High-school football prayers provide a data-rich field for research

High-school football prayers provide a data-rich field for research October 24, 2013

Hemant Mehta last month highlighted a newspaper study that found 32 out of 32 Tennessee high school football coaches surveyed said they endorse some form of team prayer.

Set aside the First Amendment issues here — the unconstitutionality of establishing evangelical piety as a requirement of public school athletics, the unfairness of coercing students to conform to that piety, the distorting effect that such coerced conformity has on evangelical piety itself, and the various other disastrous effects for church, state and free exercise that any religious establishment inevitably produces. I’m a Baptist Baptist, not a Southern Baptist, and obviously I’m going to be critical of this kind of hegemonic stampeding of individual conscience and the separation of church and state that protects it.

So let’s focus instead on the potential here for research.

A high school football team is entwined in two of the most scrupulously measured arenas: sports and education. Sports and public education are chock-full of statistics. They keep all kinds of stats, measuring all kinds of outcomes.

So what we have here is a ton of data — win/loss records, offensive and defensive rankings, SAT scores, scholarships earned, graduation rates, attendance, disciplinary records, concussion rates, injury rates, percentage of student-athletes going on to college, etc. And this rich mine of data goes back years, allowing longitudinal study of long-term effects or the lack thereof.

Happily, it seems that some of these coaches have even devised methods of measuring and recording spiritual data:

Whitwell coach Billy Barnhart said he still conducts prayer before and after each day’s practice as well as prayer in the locker room before taking the field each Friday. … Like several other area coaches, Barnhart took the team to an off-campus preseason camp that included daily Bible devotionals.

“We had 21 kids get saved at this year’s camp,” Barnhart said. “I want to win as much as anybody, but if I don’t win a single football game this year I feel successful because of those 21 kids who became Christians. Nothing is more important than that.”

Again, while I’m personally sympathetic to the volumes of insightful criticism directed toward this kind of evangelistic score-keeping, let’s not get into that here. Here, instead, I just want to note the research potential that such evangelistic score-keeping provides. This is more data.

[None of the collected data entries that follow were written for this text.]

@@ -358,7 +358,7 @@
       s.bgrad(sb.dZ1, 128, Rc, 128, c.off_c[0], st);
     }
     if (fused) {
-      s.dgrad_prod(sb.dZ1, 128, c.off_M[0], c.ld_M[0], Ec, sb.PR, n_cand, dEc, sb.dPR, Rc, C, 128, main);
+      s.dgrad_prod(sb.dZ1, 128, c.off_M[0], c.ld_M[0], Ec, sb.PR, n_cand, dEc, sb.dPR, c.off_b2, Rc, C, 128, main);
     } else {
       s.dgrad(sb.dZ1, 128, c.off_M[0], c.ld_M[0], sb.dPD, C, Rc, C, 128, NAR_ACT_NONE, nullptr, 0, 0, main);
       s.chk(nar_mul_pred_bwd(sb.dPD, Ec, sb.PR, L, n_cand, C, NAR_ACT_TANH, dEc, sb.dPR, main));
@@ -370,7 +370,7 @@
     cudaStream_t st = s.fork();
     if (c.dedup) s.wgrad_xt(sb.H1cT, sb.ldr, dEc, C, c.off_W2, C, C, C, Rc, st);
     else s.wgrad(H1c, C, dEc, C, c.off_W2, C, C, C, Rc, st);
-    s.bgrad(dEc, C, Rc, C, c.off_b2, st);
+    if (!fused) s.bgrad(dEc, C, Rc, C, c.off_b2, st);
   }
   {
     s.chk(nar_act_bwd(sb.dPR, sb.PR, L * C, NAR_ACT_TANH, sb.dPR, main));
@@ -744,7 +744,7 @@
       {"row_pos", pb.row_pos, R, 1}, {"row_item", pb.row_item, R, 1}, {"base_pos", pb.base_pos, NB, 1},
       {"base_item", pb.base_item, NB, 1},
       {"X", sb.X, c.dedup ? NB : R, c.Fp}, {"dX", sb.dX, c.dedup ? NB : R, c.Fp}, {"H1", sb.H1, R, c.C}, {"H1cT", sb.H1cT, c.C, sb.ldr}, {"E", sb.E, R, c.C},
-      {"dE", sb.dE, R, c.C}, {"dH1", sb.dH1, R, c.C}, {"F1", sb.F1, L, 512}, {"PR", sb.PR, L, c.C},
+      {"dE", sb.dE, R, c.C}, {"dPR", sb.dPR, L, c.C}, {"dH1", sb.dH1, R, c.C}, {"F1", sb.F1, L, 512}, {"PR", sb.PR, L, c.C},
       {"logits", sb.logits, L, n_cand}, {"PD", sb.PD, Rc, c.C}, {"Z1", sb.Z1, Rc, 128}, {"Z2", sb.Z2, Rc, 64}, {"Z3", sb.Z3, Rc, 32}, {"PP", sb.PP, L, c.C},
       {"PI", sb.PI, pb.U, c.C}, {"PC", sb.PC, L, c.C}, {"DB", sb.DB, 3 * L + pb.U, c.C},
       {"HO0", sb.HO[0], L, c.Hp}, {"HO1", sb.HO[1], L, c.Hp}, {"HO2", sb.HO[2], L, c.Hp}, {"HO3", sb.HO[3], L, c.Hp},
diff --git a/chameleon_recsys_b200/csrc/gemm_wgmma.cu b/chameleon_recsys_b200/csrc/gemm_wgmma.cu
--- a/chameleon_recsys_b200/csrc/gemm_wgmma.cu
+++ b/chameleon_recsys_b200/csrc/gemm_wgmma.cu
@@ -46,7 +46,7 @@
   int k_tiles_per_split;
   int n_tiles;
   const float* a_scale; int64_t ld_a_scale, a_rows, a_cols; uint32_t group;
-  const float* pred; float* d_pred; int64_t ld_pred, n_pos; int pos_per_tile;
+  const float* pred; float* d_pred; float* d_bias; int64_t ld_pred, n_pos; int pos_per_tile;
   const float *car_pp, *car_pc, *car_pi; const int32_t *car_pos_idx, *car_neg_uidx;
   float *car_dpp, *car_dpc, *car_dpi; int64_t ld_car; int car_k;
 };
@@ -264,35 +264,94 @@
   return v;
 }
 
-__device__ __forceinline__ void prod_bwd_epilogue(const Params& p, const float* stage, int m_blk, int n_blk, int tid) {
-  const int P = p.pos_per_tile, g = (int)p.group;
-  for (int idx = tid; idx < P * BN; idx += NUM_THREADS) {
-    const int pl = idx / BN, c = idx % BN;
-    const int64_t pos = (int64_t)m_blk * P + pl, col = (int64_t)n_blk * BN + c;
-    if (pos >= p.n_pos || col >= p.N) continue;
-    const float pr = __ldg(p.pred + pos * p.ld_pred + col);
-    const float* v = stage + pl * g * EPI_LD + c;
-    const float* e = p.aux + pos * g * p.ld_aux + col;
-    float* d = p.D + pos * g * p.ldd + col;
-    float acc = 0.f;
-    int j = 0;
-    for (; j + 8 <= g; j += 8) {
-      float ev[8];
-#pragma unroll
-      for (int u = 0; u < 8; ++u) ev[u] = e[(j + u) * p.ld_aux];
-#pragma unroll
-      for (int u = 0; u < 8; ++u) {
-        const float x = v[(j + u) * EPI_LD];
-        d[(j + u) * p.ldd] = x * pr * act_grad_from_output(ev[u], p.dact);
-        acc = fmaf(x, ev[u], acc);
-      }
-    }
-    for (; j < g; ++j) {
-      const float x = v[j * EPI_LD], ej = e[j * p.ld_aux];
-      d[j * p.ldd] = x * pr * act_grad_from_output(ej, p.dact);
-      acc = fmaf(x, ej, acc);
-    }
-    p.d_pred[pos * p.ld_pred + col] = acc;
+__device__ __forceinline__ float4 load4(const float* q, int nc, bool v4) {
+  if (v4 && nc == 4) return *reinterpret_cast<const float4*>(q);
+  float4 v = make_float4(0.f, 0.f, 0.f, 0.f);
+  if (nc > 0) v.x = q[0];
+  if (nc > 1) v.y = q[1];
+  if (nc > 2) v.z = q[2];
+  if (nc > 3) v.w = q[3];
+  return v;
+}
+__device__ __forceinline__ void st_global_v4(float* q, const float4& v) {
+  asm volatile("st.global.v4.f32 [%0], {%1, %2, %3, %4};" ::"l"(q), "f"(v.x), "f"(v.y), "f"(v.z), "f"(v.w) : "memory");
+}
+
+template <int EC_ROWS>
+__device__ __forceinline__ void prod_bwd_epilogue(const Params& p, float* stage, int m_blk, int n_blk, int tid) {
+  constexpr int RQ = (EC_ROWS + 7) / 8;
+  static_assert(EC_ROWS >= 8, "the eight warps' column sums reuse the Ec rows");
+  const int g = (int)p.group;
+  const int64_t pos0 = (int64_t)m_blk * p.pos_per_tile, row0 = pos0 * g;
+  const int n_pos = (int)min((int64_t)p.pos_per_tile, p.n_pos - pos0);
+  const int warp = tid >> 5, c4 = (tid & 31) * 4;
+  const int64_t col = (int64_t)n_blk * BN + c4;
+  const int nc = (int)min((int64_t)4, p.N - col);
+  const bool aux_v4 = ((reinterpret_cast<uintptr_t>(p.aux) | (uintptr_t)p.ld_aux * 4) & 15) == 0;
+  const bool pred_v4 = ((reinterpret_cast<uintptr_t>(p.pred) | (uintptr_t)p.ld_pred * 4) & 15) == 0;
+  float* ec = stage + BM * EPI_LD;
+  const int pc = g <= EC_ROWS ? EC_ROWS / g : 1;
+  float4 bsum = make_float4(0.f, 0.f, 0.f, 0.f);
+  float chain = 0.f;
+  for (int pb = 0; pb < n_pos; pb += pc) {
+    const int np = min(pc, n_pos - pb), pr_end = (pb + np) * g;
+    for (int r0 = pb * g; r0 < pr_end; r0 += EC_ROWS) {
+      const int r1 = min(r0 + EC_ROWS, pr_end);
+      if (nc > 0) {
+        float4 ev[RQ], pv[RQ];
+#pragma unroll
+        for (int q = 0; q < RQ; ++q) {
+          const int r = r0 + warp + 8 * q;
+          if (r < r1) {
+            ev[q] = load4(p.aux + (row0 + r) * p.ld_aux + col, nc, aux_v4);
+            pv[q] = load4(p.pred + (pos0 + r / g) * p.ld_pred + col, nc, pred_v4);
+          }
+        }
+#pragma unroll
+        for (int q = 0; q < RQ; ++q) {
+          const int r = r0 + warp + 8 * q;
+          if (r < r1) {
+            const float4 x = *reinterpret_cast<const float4*>(stage + r * EPI_LD + c4);
+            const float4 e = ev[q], pr = pv[q];
+            const float4 d = make_float4(x.x * pr.x * act_grad_from_output(e.x, p.dact), x.y * pr.y * act_grad_from_output(e.y, p.dact),
+                                         x.z * pr.z * act_grad_from_output(e.z, p.dact), x.w * pr.w * act_grad_from_output(e.w, p.dact));
+            float* dst = p.D + (row0 + r) * p.ldd + col;
+            if (nc == 4) {
+              st_global_v4(dst, d);
+            } else {
+              dst[0] = d.x;
+              if (nc > 1) dst[1] = d.y;
+              if (nc > 2) dst[2] = d.z;
+            }
+            *reinterpret_cast<float4*>(ec + (r - r0) * BN + c4) = e;
+            bsum.x += d.x; bsum.y += d.y; bsum.z += d.z; bsum.w += d.w;
+          }
+        }
+      }
+      __syncthreads();
+      for (int idx = tid; idx < np * BN; idx += NUM_THREADS) {
+        const int pl = pb + idx / BN, c = idx % BN;
+        const int64_t colc = (int64_t)n_blk * BN + c;
+        if (colc >= p.N) continue;
+        const int beg = max(pl * g, r0), end = min((pl + 1) * g, r1);
+        float acc = beg == pl * g ? 0.f : chain;
+#pragma unroll 8
+        for (int r = beg; r < end; ++r) acc = fmaf(stage[r * EPI_LD + c], ec[(r - r0) * BN + c], acc);
+        if (end == (pl + 1) * g) p.d_pred[(pos0 + pl) * p.ld_pred + colc] = acc;
+        else chain = acc;
+      }
+      __syncthreads();
+    }
+  }
+  if (p.d_bias) {
+    float* part = ec;
+    *reinterpret_cast<float4*>(part + warp * BN + c4) = bsum;
+    __syncthreads();
+    if (tid < BN && (int64_t)n_blk * BN + tid < p.N) {
+      const float* s = part + tid;
+      const float t = ((s[0] + s[BN]) + (s[2 * BN] + s[3 * BN])) + ((s[4 * BN] + s[5 * BN]) + (s[6 * BN] + s[7 * BN]));
+      atomicAdd(p.d_bias + (int64_t)n_blk * BN + tid, t);
+    }
   }
 }
 
@@ -586,7 +645,7 @@
   }
   __syncthreads();
   if (PROD_BWD) {
-    prod_bwd_epilogue(p, stage, m_blk, n_blk, tid);
+    prod_bwd_epilogue<(C::STAGES * C::STAGE_BYTES - BM * EPI_LD * 4) / (BN * 4)>(p, stage, m_blk, n_blk, tid);
     return;
   }
   if (CAR_BWD) {
@@ -781,7 +840,7 @@
     const int64_t g = epi->pred_group;
     if (mode != 0 || !a_kmajor || !b_kmajor || epi->accumulate || epi->split_k > 1 || epi->bias || epi->act) return NAR_ERR_INVALID;
     if (g < 1 || g > BM || M % g != 0 || !epi->d_pred || !epi->aux || epi->ld_aux < N || epi->ld_pred < N) return NAR_ERR_INVALID;
-  } else if (epi->d_pred || epi->pred_group != 0 || epi->ld_pred != 0) {
+  } else if (epi->d_pred || epi->pred_group != 0 || epi->ld_pred != 0 || epi->d_bias) {
     return NAR_ERR_INVALID;
   }
   if (car_bwd) {
@@ -834,7 +893,7 @@
   p.n_tiles = (int)n_tiles;
   p.a_scale = epi->a_scale; p.ld_a_scale = epi->ld_a_scale; p.a_rows = a_rows; p.a_cols = a_cols;
   p.group = (uint32_t)(scale ? epi->a_scale_group : (prod_bwd ? epi->pred_group : 1));
-  p.pred = epi->pred; p.d_pred = epi->d_pred; p.ld_pred = epi->ld_pred; p.n_pos = n_pos; p.pos_per_tile = (int)pos_per_tile;
+  p.pred = epi->pred; p.d_pred = epi->d_pred; p.d_bias = epi->d_bias; p.ld_pred = epi->ld_pred; p.n_pos = n_pos; p.pos_per_tile = (int)pos_per_tile;
   p.car_pp = epi->car_pp; p.car_pc = epi->car_pc; p.car_pi = epi->car_pi; p.car_pos_idx = epi->car_pos_idx;
   p.car_neg_uidx = epi->car_neg_uidx; p.car_dpp = epi->car_dpp; p.car_dpc = epi->car_dpc; p.car_dpi = epi->car_dpi;
   p.ld_car = epi->ld_car; p.car_k = (int)epi->car_k;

At one basic, shallow level, this vast treasure-trove of data can be used to gauge the efficacy of these team prayers. Win/loss records won’t be much help here, because: A) Coaches and teams tend to be more sophisticated in their prayers than straightforward requests for victory; and B) The entire league is apparently praying, and the win/loss record for the entire league in any given year will always be .500.

Little-known fact: In Super Bowl XXV, the New York Giants players huddled in prayer on the sideline were actually praying for Buffalo kicker Scott Norwood to miss wide left.

Based on my own long experience in evangelical sports leagues (six years of Bread of Life baseball, five years of church basketball league, six years of three JV and varsity sports in the Jersey Christian Athletic Conference), I would say that two of the most common explicit requests of pre-game prayers are: 1) Safety from injury, and 2) That everyone on the team performs to the best of their abilities. The first of these is an easily measurable outcome: What is the rate of injury for teams that pray vs. the rate of injury for teams that do not? The second is a bit fuzzier, but might be addressed through press coverage of post-game comments from coaches and players, wherein representatives of the losing team often express disappointment in their failure to perform to the best of their abilities.

In general, though, even the best measurements and the most scrupulously collected data can’t tell us much about the “efficacy” of prayer. Such data can’t identify whether the fault with an inefficacious prayer lies with the supplicant or with the deity. Plus, “mysterious ways” and all that. “The prayers of the righteous availeth much,” but if you ask the righteous about that, they’ll always insist that what such prayers availest isn’t always quite what they had been specifically expecting them to avail.

What’s far more interesting, though, is the question of the purported benefits of the ritual of high-school football team prayers as a ritual. That is what the coaches interviewed by Stephen Hargis of the Chattanooga Times Free-Press all insist is the real purpose of their team prayers. They don’t defend these prayers on the basis of their potential efficacy at obtaining a particular set of prayer requests, they defend them as a ritual that shapes the lives and character of their players.

And the outcome of this ritual, as a ritual, can be measured by examining the wealth of data being collected on these high-school players — data tabulating every aspect of their athletic and academic record.

Alas, though, there seems to be a fatal flaw in my proposed research project. We don’t have a control group against which to compare these students.

Hargis searched all over Tennessee, but he was unable to find a single high-school football coach who was not committed to the ritual of team prayers.